#### Task directions:
Copy exactly the lines of the records below, and only those lines, beginning with the line that contains "const int kbase" and ending with the line that contains "else if (mode == 4)".
++++ Given records ++++
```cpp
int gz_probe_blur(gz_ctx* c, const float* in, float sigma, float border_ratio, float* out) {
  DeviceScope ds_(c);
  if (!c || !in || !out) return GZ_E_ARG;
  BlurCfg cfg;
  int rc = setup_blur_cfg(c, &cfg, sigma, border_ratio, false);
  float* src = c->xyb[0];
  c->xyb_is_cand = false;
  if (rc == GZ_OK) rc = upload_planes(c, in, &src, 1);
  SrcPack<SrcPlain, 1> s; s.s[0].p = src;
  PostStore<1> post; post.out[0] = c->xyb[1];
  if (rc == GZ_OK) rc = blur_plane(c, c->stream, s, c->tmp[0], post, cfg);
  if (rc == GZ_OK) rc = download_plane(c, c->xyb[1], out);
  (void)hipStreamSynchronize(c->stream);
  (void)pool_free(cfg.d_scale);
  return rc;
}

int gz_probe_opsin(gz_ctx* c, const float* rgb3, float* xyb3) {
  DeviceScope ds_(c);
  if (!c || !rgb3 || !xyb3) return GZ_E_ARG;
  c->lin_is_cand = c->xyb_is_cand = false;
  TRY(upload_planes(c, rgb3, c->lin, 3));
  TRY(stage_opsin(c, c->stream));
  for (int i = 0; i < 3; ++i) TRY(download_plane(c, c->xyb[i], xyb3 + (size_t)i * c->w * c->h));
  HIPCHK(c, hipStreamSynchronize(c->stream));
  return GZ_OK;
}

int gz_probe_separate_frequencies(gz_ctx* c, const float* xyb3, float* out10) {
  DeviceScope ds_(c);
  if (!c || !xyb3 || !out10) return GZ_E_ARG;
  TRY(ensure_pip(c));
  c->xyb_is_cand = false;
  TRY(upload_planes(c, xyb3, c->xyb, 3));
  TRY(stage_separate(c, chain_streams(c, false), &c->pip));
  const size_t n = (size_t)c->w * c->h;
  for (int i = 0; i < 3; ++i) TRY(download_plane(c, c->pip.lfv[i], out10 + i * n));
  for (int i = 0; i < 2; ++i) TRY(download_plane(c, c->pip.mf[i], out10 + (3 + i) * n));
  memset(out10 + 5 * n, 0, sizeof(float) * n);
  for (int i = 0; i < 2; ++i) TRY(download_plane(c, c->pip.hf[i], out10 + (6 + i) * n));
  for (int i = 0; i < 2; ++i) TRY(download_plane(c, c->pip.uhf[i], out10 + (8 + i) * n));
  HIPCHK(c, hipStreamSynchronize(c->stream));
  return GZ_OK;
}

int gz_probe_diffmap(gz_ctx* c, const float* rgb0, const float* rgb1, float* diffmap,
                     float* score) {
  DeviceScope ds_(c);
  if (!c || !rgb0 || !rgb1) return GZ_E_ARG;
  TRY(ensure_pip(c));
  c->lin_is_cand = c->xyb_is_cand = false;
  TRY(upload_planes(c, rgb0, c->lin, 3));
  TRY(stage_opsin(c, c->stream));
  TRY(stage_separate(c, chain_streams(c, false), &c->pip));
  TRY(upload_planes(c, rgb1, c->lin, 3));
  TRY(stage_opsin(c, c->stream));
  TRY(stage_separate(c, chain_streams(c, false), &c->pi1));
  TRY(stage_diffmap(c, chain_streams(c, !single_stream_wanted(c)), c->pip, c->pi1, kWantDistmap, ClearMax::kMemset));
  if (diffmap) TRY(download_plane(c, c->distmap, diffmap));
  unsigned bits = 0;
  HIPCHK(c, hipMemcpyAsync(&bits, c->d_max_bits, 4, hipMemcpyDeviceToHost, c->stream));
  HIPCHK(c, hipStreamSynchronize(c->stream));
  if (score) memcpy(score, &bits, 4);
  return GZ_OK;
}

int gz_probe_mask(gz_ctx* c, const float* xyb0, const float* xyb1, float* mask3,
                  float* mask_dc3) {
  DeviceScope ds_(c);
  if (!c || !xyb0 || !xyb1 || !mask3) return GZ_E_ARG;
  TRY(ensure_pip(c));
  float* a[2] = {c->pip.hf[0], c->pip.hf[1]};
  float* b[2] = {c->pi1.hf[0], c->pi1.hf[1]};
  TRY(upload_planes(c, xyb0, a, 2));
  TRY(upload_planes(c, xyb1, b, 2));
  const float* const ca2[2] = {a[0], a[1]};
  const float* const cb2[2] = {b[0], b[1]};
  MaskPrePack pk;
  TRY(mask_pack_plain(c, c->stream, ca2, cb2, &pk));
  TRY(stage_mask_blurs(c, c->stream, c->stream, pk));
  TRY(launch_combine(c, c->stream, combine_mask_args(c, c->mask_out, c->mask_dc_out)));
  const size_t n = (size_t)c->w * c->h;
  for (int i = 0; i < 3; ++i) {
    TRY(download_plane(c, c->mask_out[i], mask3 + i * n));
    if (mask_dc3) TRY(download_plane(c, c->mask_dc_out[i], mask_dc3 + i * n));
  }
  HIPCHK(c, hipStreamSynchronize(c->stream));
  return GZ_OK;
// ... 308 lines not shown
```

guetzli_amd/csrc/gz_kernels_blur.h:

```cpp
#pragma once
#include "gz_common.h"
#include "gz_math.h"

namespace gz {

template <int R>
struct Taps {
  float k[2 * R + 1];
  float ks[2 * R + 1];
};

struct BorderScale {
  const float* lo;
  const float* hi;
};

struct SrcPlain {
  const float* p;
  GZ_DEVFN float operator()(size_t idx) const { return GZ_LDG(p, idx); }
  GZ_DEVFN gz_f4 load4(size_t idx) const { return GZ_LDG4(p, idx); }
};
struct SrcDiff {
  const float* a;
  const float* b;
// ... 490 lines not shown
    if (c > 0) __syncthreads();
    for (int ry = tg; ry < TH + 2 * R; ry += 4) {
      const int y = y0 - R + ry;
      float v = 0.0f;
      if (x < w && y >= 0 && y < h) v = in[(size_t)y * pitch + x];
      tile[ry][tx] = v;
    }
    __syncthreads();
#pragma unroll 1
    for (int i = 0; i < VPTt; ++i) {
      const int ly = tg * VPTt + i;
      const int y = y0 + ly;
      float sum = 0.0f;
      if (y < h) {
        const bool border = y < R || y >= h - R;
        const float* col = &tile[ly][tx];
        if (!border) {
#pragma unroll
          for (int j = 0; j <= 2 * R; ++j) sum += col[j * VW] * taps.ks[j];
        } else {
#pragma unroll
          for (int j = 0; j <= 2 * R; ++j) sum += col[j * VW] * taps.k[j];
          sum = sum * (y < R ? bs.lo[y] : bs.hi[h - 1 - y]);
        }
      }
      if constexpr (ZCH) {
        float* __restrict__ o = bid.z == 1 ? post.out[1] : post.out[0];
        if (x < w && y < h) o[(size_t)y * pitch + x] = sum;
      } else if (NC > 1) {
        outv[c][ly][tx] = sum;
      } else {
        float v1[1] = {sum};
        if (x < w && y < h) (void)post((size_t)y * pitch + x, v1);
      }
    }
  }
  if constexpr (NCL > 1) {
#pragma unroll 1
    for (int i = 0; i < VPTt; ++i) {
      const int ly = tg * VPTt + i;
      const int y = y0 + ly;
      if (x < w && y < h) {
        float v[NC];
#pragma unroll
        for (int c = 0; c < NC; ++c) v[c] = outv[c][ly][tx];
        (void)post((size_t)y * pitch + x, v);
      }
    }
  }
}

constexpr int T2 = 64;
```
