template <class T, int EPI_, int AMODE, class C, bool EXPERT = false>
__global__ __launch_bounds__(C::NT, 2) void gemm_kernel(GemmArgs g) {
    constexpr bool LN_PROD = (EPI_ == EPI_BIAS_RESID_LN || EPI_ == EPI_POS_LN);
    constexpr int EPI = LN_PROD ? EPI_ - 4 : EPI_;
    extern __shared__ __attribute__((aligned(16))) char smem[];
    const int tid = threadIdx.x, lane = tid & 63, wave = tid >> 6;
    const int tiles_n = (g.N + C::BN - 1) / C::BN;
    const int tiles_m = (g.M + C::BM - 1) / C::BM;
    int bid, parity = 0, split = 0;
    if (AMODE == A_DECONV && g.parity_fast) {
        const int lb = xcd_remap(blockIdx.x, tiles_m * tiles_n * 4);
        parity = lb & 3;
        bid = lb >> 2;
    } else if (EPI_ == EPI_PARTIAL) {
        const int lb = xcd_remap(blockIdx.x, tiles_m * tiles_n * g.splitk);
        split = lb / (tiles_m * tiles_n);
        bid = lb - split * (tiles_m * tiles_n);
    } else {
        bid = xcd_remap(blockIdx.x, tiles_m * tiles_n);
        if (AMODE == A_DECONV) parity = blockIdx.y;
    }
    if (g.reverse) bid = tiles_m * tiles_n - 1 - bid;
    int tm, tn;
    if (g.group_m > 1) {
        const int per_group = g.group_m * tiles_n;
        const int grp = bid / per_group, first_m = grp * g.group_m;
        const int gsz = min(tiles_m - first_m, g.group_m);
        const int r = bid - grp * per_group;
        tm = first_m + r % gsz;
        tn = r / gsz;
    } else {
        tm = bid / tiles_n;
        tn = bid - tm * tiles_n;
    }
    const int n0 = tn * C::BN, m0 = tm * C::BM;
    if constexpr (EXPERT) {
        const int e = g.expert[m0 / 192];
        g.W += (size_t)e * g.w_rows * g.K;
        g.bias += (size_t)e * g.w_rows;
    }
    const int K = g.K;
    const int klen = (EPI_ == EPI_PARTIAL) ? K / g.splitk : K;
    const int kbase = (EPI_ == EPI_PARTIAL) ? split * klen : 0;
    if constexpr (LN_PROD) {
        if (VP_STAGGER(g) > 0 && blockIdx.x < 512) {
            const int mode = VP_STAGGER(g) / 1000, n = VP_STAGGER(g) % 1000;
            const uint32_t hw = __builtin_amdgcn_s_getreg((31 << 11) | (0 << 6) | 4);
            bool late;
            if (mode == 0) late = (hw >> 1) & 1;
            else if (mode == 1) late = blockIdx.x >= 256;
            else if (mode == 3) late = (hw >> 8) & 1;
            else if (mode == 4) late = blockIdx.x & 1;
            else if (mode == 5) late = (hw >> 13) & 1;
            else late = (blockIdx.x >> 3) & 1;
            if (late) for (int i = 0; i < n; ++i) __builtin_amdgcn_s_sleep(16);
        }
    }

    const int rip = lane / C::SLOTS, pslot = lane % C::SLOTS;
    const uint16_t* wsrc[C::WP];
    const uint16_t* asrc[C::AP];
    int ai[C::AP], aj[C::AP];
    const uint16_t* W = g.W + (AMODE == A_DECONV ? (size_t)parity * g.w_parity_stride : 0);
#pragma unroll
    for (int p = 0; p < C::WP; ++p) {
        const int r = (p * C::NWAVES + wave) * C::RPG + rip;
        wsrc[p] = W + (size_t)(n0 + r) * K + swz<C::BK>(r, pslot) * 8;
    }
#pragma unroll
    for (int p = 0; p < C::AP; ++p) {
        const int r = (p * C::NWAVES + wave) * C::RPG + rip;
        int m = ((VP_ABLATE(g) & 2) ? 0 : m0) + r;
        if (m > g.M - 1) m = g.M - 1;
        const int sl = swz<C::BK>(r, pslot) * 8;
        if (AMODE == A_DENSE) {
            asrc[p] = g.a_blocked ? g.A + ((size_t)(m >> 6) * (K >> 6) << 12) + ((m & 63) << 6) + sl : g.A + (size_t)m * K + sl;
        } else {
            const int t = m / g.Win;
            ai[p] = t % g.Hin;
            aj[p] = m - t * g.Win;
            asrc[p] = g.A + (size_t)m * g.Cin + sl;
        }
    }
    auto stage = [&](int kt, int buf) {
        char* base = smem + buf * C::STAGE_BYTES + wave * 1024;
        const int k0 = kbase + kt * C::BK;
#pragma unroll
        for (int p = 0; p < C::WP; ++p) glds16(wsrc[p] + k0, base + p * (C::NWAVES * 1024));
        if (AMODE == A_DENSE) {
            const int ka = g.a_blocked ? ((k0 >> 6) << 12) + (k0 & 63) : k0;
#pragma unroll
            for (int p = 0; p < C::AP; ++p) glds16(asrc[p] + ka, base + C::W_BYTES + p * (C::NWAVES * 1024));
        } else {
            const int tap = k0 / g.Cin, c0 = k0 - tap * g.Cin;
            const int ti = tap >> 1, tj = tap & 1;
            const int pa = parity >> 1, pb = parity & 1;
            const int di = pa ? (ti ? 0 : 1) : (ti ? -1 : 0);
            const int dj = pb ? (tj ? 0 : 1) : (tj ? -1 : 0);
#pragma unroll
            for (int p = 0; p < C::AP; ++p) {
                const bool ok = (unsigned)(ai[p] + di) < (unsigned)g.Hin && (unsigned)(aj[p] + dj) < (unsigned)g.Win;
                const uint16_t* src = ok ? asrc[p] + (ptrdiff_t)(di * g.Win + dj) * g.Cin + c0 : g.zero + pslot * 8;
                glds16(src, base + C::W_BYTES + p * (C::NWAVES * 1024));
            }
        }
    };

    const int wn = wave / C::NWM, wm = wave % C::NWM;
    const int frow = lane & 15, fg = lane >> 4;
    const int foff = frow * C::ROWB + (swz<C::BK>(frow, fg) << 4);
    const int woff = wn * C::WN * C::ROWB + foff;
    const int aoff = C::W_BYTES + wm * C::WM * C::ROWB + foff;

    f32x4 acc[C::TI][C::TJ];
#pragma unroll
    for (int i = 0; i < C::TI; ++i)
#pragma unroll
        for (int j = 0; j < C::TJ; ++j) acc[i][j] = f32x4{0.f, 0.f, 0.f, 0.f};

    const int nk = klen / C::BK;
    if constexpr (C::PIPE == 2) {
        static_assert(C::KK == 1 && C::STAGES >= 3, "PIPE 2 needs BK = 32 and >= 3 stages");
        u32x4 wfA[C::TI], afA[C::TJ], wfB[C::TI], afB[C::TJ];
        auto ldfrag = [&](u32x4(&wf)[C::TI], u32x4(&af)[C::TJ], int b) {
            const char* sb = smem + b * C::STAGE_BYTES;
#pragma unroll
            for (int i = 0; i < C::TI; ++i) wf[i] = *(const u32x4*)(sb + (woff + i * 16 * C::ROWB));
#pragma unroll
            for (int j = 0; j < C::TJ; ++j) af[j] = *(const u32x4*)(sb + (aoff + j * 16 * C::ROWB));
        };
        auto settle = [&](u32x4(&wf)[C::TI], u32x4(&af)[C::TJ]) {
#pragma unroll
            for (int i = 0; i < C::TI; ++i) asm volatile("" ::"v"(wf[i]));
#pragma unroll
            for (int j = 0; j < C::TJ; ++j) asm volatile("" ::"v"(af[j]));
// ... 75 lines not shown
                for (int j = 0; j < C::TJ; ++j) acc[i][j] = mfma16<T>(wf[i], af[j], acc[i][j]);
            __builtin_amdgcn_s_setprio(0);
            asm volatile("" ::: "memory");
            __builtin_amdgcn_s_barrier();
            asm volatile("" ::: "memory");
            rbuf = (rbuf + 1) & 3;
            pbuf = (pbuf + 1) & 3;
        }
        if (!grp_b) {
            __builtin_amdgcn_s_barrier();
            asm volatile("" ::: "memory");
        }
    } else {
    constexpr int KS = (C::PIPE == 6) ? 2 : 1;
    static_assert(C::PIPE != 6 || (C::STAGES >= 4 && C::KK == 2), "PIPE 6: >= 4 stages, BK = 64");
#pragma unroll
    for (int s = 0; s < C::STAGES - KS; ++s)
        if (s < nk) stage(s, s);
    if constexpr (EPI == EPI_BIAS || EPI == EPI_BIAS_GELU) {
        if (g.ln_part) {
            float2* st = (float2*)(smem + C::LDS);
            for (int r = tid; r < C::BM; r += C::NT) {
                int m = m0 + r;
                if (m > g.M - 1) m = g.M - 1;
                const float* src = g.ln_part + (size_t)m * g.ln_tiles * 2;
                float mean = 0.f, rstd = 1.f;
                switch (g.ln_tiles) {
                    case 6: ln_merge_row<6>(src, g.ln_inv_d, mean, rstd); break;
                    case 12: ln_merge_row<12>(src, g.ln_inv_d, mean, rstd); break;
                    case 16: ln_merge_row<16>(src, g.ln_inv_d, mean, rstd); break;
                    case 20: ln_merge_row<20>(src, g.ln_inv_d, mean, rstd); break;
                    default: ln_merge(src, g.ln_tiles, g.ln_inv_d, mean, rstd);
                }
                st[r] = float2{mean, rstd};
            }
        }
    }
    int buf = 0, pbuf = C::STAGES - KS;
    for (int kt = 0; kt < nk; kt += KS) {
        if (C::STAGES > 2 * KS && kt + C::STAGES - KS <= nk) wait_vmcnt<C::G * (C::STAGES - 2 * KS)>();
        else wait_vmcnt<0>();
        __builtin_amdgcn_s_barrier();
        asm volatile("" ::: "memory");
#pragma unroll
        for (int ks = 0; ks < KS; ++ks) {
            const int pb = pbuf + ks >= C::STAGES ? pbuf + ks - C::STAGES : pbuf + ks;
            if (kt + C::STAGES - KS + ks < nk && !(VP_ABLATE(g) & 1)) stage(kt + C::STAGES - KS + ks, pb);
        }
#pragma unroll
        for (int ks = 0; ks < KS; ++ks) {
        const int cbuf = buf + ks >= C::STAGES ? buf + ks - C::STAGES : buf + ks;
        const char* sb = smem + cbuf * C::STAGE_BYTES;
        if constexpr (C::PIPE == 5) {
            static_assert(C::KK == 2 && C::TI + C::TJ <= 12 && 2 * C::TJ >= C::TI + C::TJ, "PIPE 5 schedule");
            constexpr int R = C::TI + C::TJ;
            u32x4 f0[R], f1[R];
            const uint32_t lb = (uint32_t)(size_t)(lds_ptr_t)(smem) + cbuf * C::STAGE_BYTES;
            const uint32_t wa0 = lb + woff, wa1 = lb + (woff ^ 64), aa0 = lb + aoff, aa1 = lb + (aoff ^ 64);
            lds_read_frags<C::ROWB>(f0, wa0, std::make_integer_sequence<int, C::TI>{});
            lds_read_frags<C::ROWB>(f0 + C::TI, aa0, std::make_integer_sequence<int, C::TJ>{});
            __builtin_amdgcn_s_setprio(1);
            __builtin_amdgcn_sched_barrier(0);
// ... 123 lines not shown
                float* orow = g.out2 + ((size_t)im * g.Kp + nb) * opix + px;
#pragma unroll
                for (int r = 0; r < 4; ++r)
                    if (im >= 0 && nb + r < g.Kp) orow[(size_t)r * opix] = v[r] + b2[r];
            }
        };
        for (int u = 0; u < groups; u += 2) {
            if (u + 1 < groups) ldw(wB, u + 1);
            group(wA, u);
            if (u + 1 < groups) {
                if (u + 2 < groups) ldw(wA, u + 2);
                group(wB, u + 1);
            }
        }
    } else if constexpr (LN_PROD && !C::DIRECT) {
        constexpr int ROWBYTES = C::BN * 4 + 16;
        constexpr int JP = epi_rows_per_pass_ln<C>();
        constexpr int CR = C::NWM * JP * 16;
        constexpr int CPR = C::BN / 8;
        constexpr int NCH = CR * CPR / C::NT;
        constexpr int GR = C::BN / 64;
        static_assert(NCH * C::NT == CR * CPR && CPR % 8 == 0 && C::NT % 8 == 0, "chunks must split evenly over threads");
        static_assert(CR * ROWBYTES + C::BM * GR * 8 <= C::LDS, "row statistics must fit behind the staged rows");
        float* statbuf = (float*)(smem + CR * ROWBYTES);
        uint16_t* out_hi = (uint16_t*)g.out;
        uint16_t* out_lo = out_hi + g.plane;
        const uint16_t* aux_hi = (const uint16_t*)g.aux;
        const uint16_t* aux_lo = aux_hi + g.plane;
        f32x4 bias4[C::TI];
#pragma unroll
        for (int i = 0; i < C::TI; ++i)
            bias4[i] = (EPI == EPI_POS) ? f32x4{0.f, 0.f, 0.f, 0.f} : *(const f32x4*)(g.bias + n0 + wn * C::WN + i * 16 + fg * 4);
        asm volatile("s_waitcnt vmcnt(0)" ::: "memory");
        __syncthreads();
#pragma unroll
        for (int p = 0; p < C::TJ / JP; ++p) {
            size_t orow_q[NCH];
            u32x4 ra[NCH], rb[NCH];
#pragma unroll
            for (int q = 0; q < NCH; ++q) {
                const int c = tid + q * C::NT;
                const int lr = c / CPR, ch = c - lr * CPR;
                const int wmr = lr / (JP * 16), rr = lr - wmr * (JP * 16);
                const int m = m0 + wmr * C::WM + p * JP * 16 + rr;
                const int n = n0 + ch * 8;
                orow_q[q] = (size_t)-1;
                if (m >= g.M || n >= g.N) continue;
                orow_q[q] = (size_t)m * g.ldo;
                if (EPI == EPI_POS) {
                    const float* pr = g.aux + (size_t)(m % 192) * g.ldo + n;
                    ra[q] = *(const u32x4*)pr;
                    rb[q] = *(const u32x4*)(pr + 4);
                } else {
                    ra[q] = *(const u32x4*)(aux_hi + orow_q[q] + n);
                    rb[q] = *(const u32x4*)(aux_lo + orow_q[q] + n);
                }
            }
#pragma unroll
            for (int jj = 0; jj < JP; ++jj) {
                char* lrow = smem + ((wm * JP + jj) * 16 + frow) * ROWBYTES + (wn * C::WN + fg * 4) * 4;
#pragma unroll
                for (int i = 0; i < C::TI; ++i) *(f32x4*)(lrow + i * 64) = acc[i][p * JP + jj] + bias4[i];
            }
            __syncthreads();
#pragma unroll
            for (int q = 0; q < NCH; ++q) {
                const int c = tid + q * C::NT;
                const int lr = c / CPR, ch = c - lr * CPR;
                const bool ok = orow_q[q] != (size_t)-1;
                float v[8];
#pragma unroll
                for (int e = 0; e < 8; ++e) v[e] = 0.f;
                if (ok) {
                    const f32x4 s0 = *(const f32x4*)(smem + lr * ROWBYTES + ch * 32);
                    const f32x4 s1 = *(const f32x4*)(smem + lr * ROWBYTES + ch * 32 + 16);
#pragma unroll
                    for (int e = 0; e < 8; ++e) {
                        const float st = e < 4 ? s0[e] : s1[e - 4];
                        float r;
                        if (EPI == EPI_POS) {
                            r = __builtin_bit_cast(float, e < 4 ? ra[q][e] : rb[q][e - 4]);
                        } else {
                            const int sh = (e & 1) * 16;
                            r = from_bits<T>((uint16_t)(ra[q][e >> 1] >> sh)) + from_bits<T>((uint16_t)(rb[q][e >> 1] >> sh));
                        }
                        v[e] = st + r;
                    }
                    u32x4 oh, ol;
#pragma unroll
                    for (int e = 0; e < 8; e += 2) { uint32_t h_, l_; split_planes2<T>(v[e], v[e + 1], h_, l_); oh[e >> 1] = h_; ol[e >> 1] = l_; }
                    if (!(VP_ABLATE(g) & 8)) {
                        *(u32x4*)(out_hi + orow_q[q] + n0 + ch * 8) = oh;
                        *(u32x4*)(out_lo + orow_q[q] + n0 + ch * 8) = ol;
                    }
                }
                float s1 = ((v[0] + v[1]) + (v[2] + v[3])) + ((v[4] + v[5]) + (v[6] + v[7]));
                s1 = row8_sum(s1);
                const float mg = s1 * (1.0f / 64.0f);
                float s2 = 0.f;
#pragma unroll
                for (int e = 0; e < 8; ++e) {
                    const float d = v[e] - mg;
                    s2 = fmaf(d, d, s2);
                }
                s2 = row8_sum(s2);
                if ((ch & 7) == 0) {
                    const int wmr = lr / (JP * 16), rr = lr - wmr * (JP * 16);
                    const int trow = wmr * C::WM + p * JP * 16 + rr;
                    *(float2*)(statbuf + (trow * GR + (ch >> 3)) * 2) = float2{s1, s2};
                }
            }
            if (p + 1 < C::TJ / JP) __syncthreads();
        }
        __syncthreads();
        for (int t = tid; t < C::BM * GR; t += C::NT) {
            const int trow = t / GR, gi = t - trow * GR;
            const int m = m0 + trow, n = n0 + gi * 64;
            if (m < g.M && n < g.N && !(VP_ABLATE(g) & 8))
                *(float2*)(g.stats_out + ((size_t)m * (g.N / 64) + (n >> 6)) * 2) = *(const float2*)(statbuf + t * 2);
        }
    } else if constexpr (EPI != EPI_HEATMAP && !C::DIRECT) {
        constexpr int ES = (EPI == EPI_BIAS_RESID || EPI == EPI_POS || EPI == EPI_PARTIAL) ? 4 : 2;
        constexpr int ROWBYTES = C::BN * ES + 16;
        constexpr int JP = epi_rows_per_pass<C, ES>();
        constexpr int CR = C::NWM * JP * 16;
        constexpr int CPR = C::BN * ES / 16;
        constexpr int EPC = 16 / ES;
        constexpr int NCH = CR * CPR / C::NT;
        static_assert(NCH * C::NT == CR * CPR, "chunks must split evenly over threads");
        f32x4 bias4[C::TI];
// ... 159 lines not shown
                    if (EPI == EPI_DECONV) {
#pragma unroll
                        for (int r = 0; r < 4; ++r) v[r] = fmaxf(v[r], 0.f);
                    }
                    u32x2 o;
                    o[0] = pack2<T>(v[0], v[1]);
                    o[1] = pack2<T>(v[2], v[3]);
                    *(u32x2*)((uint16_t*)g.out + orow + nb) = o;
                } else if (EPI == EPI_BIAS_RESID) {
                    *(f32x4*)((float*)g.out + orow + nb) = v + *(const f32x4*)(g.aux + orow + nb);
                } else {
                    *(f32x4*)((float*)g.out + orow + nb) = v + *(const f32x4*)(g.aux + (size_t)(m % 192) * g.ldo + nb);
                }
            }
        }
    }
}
++++
#### Written reply:
    const int kbase = (EPI_ == EPI_PARTIAL) ? split * klen : 0;
    if constexpr (LN_PROD) {
        if (VP_STAGGER(g) > 0 && blockIdx.x < 512) {
            const int mode = VP_STAGGER(g) / 1000, n = VP_STAGGER(g) % 1000;
            const uint32_t hw = __builtin_amdgcn_s_getreg((31 << 11) | (0 << 6) | 4);
            bool late;
            if (mode == 0) late = (hw >> 1) & 1;
            else if (mode == 1) late = blockIdx.x >= 256;
            else if (mode == 3) late = (hw >> 8) & 1;
            else if (mode == 4) late = blockIdx.x & 1;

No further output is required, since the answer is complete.